* REQUIREMENT:
Every line below that mentions the word "unsigned" should be copied out.
BEGIN
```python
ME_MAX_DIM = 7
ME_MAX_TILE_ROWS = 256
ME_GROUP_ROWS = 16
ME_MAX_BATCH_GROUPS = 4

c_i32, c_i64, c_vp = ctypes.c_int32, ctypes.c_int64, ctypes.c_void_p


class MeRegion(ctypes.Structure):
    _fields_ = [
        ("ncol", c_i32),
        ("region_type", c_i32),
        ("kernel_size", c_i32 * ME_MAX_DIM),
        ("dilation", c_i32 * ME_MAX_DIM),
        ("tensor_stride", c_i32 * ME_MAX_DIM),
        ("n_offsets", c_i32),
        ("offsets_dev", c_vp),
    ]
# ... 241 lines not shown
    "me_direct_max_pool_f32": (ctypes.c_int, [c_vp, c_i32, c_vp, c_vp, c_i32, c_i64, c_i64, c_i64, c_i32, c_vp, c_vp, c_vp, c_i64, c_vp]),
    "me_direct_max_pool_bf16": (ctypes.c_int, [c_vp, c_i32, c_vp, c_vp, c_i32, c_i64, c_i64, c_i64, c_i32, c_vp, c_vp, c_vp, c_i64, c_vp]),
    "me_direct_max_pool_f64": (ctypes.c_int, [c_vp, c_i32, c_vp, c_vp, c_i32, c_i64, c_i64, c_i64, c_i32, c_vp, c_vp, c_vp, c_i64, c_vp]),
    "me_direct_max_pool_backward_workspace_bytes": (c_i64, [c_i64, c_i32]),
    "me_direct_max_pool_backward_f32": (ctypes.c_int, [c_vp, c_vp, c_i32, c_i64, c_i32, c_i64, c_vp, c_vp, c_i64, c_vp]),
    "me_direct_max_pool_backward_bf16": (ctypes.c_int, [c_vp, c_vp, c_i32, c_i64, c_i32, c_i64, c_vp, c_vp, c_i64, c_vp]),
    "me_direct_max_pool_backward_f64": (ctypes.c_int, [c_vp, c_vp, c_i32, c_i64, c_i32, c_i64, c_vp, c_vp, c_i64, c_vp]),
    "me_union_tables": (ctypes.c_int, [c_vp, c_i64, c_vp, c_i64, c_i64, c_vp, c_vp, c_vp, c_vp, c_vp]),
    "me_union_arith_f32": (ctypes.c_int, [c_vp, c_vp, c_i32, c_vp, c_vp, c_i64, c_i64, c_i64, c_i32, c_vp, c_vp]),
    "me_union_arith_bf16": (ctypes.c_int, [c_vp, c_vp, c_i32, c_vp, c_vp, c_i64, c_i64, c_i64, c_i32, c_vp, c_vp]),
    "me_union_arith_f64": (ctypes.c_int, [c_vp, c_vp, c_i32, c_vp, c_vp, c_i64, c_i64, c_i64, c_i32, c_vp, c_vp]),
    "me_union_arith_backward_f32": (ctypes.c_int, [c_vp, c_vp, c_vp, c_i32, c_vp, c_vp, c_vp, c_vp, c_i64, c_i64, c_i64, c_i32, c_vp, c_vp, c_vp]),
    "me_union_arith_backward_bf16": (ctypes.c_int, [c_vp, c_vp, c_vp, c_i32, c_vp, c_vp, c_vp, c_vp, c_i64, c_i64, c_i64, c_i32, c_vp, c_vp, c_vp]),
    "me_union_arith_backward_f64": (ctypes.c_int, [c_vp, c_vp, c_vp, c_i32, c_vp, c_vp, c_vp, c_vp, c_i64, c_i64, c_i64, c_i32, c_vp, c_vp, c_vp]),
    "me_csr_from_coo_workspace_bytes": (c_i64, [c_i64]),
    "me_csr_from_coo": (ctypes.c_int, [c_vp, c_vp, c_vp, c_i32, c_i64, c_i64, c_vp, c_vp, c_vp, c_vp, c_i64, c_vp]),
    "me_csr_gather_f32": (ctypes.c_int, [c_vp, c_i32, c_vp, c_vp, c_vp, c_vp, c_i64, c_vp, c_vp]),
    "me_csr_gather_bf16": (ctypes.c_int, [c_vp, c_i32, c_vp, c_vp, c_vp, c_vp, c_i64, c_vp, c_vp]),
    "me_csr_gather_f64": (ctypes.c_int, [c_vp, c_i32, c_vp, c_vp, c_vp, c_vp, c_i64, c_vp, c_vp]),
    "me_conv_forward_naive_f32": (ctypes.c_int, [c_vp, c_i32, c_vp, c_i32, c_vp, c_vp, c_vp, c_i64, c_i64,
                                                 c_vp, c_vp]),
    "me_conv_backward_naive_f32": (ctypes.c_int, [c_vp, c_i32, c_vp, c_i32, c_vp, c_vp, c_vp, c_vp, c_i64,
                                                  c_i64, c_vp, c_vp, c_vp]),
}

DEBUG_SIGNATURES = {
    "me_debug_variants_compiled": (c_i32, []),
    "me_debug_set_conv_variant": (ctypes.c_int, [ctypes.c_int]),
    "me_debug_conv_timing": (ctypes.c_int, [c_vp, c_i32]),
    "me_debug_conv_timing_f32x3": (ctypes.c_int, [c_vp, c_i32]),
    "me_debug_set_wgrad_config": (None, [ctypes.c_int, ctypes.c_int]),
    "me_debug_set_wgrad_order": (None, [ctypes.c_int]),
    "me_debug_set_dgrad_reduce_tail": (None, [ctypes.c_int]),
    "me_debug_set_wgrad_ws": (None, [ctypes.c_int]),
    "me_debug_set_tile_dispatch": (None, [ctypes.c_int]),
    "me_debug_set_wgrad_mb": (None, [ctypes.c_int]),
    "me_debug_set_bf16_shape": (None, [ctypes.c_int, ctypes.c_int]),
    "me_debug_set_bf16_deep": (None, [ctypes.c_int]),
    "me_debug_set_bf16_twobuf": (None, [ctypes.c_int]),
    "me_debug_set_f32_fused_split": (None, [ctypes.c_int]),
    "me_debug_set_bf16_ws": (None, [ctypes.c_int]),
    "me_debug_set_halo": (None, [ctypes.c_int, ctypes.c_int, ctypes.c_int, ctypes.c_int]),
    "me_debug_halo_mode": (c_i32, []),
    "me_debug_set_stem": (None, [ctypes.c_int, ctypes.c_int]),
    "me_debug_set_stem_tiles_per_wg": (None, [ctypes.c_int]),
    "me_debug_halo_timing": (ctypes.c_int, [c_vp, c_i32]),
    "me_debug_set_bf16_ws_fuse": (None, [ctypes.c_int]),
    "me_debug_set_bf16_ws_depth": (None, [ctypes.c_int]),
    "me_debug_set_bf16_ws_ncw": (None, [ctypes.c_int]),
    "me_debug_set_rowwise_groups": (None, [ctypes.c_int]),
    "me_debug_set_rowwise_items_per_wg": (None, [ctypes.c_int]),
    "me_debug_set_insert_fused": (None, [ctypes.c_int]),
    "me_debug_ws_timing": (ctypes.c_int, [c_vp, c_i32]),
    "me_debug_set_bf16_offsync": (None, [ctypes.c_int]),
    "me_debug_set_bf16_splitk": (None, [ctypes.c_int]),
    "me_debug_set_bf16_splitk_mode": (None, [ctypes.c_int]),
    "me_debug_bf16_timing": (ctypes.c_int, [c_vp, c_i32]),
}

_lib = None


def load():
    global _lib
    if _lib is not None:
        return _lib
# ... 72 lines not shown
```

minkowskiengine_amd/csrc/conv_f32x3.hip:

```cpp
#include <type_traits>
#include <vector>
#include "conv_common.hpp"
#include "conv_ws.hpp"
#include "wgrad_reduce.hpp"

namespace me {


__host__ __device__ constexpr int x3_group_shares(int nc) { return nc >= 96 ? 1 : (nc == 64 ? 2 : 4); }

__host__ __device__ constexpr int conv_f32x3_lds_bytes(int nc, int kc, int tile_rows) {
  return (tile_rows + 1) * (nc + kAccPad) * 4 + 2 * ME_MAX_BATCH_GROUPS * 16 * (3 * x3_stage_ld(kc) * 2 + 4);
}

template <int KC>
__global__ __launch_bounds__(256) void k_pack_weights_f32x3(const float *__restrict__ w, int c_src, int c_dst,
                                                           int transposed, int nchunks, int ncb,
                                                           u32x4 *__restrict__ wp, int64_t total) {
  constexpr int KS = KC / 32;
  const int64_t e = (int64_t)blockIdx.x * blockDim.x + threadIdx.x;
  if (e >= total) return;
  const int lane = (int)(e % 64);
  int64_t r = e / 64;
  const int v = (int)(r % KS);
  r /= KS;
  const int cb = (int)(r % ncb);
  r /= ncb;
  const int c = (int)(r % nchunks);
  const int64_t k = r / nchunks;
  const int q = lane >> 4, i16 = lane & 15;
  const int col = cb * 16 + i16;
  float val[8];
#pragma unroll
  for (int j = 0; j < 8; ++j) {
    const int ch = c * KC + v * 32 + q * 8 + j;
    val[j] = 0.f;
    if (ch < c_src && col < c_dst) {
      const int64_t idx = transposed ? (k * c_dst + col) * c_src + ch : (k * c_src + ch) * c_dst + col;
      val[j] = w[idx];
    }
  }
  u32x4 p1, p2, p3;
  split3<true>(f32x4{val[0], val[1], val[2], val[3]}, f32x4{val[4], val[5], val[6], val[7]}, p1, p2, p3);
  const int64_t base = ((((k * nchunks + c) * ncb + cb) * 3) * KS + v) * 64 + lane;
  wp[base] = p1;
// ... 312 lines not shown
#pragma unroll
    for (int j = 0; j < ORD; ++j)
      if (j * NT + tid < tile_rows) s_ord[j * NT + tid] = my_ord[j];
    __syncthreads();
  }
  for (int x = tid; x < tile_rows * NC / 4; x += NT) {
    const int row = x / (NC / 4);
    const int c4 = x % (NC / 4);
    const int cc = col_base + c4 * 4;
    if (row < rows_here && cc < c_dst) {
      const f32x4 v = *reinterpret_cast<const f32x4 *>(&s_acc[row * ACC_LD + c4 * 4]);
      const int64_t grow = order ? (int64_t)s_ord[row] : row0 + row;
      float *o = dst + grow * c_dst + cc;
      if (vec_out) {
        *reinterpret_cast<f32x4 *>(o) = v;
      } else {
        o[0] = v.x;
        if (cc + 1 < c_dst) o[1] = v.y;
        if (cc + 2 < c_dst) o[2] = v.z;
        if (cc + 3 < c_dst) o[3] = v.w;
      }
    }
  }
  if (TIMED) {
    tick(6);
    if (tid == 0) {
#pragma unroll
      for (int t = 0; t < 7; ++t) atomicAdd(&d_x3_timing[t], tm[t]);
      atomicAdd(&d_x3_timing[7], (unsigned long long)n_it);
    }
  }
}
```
END
BEGIN
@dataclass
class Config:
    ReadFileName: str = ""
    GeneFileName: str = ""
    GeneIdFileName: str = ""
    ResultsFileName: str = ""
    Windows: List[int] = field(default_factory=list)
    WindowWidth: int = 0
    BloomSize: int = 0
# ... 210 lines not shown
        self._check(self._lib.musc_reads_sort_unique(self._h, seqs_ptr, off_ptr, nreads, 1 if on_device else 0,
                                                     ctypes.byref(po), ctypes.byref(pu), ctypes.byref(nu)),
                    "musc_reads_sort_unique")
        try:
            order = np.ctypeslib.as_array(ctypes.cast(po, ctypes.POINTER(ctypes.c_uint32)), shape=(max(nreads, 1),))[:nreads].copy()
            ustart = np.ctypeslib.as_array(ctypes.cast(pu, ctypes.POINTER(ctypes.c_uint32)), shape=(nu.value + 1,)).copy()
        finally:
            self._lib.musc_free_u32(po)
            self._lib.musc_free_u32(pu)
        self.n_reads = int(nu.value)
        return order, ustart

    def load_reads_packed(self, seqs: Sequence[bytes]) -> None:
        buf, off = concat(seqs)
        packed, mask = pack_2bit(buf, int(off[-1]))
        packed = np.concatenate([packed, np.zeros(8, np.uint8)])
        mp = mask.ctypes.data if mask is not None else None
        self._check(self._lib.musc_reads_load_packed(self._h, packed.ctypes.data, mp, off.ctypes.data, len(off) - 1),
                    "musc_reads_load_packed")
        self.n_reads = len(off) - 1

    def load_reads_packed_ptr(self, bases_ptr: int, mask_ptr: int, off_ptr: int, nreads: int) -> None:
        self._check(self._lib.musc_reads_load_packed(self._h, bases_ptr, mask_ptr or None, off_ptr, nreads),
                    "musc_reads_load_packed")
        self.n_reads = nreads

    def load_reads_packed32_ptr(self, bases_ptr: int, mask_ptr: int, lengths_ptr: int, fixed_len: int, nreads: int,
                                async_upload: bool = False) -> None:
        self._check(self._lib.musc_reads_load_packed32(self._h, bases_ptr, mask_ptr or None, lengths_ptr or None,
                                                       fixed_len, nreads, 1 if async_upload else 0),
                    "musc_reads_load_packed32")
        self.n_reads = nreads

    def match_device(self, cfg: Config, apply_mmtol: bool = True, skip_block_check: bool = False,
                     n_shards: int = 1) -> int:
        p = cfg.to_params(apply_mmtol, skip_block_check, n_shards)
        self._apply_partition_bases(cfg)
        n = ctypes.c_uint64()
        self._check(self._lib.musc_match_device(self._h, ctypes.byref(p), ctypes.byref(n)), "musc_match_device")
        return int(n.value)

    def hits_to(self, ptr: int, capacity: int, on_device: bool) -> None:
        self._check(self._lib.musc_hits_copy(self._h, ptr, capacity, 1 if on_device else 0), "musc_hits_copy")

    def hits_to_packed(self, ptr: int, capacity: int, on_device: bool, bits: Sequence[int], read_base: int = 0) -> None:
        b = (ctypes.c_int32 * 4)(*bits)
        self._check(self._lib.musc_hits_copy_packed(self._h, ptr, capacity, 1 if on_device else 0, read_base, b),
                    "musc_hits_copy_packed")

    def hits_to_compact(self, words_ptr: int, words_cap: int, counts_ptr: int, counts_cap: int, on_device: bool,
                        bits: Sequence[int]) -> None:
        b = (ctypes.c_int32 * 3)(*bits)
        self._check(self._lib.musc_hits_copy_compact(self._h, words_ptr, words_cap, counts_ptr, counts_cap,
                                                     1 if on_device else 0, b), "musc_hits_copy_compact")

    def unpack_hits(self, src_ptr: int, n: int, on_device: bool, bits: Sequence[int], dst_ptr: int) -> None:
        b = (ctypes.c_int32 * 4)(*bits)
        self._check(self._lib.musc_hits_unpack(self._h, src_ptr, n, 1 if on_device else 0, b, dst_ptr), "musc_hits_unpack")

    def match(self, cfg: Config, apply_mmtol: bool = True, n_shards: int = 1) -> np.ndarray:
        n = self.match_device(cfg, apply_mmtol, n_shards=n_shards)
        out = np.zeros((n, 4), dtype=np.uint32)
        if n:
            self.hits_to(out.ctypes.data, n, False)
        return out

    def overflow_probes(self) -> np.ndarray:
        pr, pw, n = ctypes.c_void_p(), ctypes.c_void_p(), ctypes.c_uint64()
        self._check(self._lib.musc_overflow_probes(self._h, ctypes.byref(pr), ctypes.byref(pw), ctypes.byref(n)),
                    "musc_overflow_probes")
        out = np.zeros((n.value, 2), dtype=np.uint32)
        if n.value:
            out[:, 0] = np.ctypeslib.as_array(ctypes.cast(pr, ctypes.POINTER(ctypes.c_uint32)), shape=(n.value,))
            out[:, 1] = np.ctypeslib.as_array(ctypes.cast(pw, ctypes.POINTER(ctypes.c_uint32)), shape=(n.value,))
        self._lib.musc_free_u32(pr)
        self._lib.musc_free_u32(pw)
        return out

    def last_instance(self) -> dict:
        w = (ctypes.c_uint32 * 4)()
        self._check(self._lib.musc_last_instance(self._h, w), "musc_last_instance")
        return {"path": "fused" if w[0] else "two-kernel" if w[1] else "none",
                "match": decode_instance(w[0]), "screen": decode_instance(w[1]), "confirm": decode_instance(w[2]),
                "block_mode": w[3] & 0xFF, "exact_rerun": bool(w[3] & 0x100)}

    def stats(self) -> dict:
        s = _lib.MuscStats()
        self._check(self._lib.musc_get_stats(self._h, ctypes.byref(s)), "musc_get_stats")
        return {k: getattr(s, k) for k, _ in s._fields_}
END
BEGIN
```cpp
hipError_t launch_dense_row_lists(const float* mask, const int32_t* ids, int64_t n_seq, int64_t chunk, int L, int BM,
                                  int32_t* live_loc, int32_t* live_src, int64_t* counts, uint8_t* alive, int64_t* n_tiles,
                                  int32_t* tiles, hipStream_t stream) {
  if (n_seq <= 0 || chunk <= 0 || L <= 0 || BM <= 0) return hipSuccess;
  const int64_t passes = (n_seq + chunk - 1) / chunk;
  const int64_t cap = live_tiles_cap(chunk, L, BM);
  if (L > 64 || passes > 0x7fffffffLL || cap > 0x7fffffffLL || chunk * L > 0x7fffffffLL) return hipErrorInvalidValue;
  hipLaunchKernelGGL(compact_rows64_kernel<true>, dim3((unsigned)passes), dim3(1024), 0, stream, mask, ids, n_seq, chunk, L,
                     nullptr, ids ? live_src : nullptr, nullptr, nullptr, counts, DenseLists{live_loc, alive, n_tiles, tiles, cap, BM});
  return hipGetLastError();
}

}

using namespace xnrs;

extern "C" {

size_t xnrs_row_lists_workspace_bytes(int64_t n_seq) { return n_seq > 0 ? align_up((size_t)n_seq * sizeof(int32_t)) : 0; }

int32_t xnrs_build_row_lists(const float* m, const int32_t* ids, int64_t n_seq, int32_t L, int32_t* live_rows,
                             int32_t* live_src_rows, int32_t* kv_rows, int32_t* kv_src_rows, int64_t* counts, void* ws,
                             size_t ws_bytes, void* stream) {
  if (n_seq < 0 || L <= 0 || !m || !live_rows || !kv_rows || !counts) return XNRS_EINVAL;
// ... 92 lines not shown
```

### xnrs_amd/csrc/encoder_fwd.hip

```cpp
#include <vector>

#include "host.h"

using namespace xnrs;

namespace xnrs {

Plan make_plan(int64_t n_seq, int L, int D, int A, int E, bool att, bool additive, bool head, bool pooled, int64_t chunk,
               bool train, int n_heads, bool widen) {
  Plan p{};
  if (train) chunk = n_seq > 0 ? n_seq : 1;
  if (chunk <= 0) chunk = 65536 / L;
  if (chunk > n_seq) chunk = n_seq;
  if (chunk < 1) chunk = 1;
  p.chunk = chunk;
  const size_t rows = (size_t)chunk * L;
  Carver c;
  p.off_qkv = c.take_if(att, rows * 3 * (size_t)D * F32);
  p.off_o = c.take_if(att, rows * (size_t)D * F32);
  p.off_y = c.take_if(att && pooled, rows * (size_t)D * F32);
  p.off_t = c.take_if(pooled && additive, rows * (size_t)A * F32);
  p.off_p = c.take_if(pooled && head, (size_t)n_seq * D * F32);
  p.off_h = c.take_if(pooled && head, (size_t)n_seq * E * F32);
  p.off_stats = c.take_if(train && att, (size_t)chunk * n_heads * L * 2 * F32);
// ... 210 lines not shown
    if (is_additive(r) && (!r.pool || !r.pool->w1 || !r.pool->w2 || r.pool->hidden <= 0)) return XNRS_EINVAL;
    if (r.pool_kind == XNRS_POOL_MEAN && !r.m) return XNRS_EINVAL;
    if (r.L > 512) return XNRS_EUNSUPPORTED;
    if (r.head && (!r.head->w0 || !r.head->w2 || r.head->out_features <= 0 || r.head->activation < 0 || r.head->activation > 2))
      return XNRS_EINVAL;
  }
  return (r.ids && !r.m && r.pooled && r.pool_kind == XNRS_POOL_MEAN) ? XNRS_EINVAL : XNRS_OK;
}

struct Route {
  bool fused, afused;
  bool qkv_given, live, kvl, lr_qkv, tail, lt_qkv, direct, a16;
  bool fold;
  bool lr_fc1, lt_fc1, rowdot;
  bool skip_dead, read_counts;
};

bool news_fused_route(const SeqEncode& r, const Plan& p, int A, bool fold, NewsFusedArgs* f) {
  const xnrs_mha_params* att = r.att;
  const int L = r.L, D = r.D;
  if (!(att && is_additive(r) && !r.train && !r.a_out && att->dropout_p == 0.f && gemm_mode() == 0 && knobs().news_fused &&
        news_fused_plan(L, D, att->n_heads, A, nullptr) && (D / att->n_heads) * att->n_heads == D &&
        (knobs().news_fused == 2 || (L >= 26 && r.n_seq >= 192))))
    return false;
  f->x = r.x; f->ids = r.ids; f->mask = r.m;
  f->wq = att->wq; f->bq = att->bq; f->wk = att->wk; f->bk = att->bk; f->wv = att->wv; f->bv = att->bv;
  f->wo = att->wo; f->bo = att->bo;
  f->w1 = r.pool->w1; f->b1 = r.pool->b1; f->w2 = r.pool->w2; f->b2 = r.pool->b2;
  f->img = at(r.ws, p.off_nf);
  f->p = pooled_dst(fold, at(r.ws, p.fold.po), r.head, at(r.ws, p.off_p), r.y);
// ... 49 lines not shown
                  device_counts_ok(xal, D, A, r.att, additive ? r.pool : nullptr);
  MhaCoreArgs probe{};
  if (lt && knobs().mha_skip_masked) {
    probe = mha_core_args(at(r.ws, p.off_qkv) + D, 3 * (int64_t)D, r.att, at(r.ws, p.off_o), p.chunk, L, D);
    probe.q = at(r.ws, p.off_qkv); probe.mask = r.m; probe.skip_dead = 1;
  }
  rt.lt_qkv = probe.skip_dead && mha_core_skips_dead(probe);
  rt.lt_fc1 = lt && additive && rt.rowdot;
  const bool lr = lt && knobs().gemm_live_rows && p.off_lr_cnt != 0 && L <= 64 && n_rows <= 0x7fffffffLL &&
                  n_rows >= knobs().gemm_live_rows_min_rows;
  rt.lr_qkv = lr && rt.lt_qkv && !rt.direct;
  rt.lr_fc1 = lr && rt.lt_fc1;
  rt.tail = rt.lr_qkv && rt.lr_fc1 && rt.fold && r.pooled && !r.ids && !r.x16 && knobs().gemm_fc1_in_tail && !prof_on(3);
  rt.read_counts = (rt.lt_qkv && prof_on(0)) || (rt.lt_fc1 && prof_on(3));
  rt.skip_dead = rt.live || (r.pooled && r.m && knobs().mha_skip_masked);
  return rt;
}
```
END
* TASK ANSWER:
      atomicAdd(&d_x3_timing[7], (unsigned long long)n_it);
  hipLaunchKernelGGL(compact_rows64_kernel<true>, dim3((unsigned)passes), dim3(1024), 0, stream, mask, ids, n_seq, chunk, L,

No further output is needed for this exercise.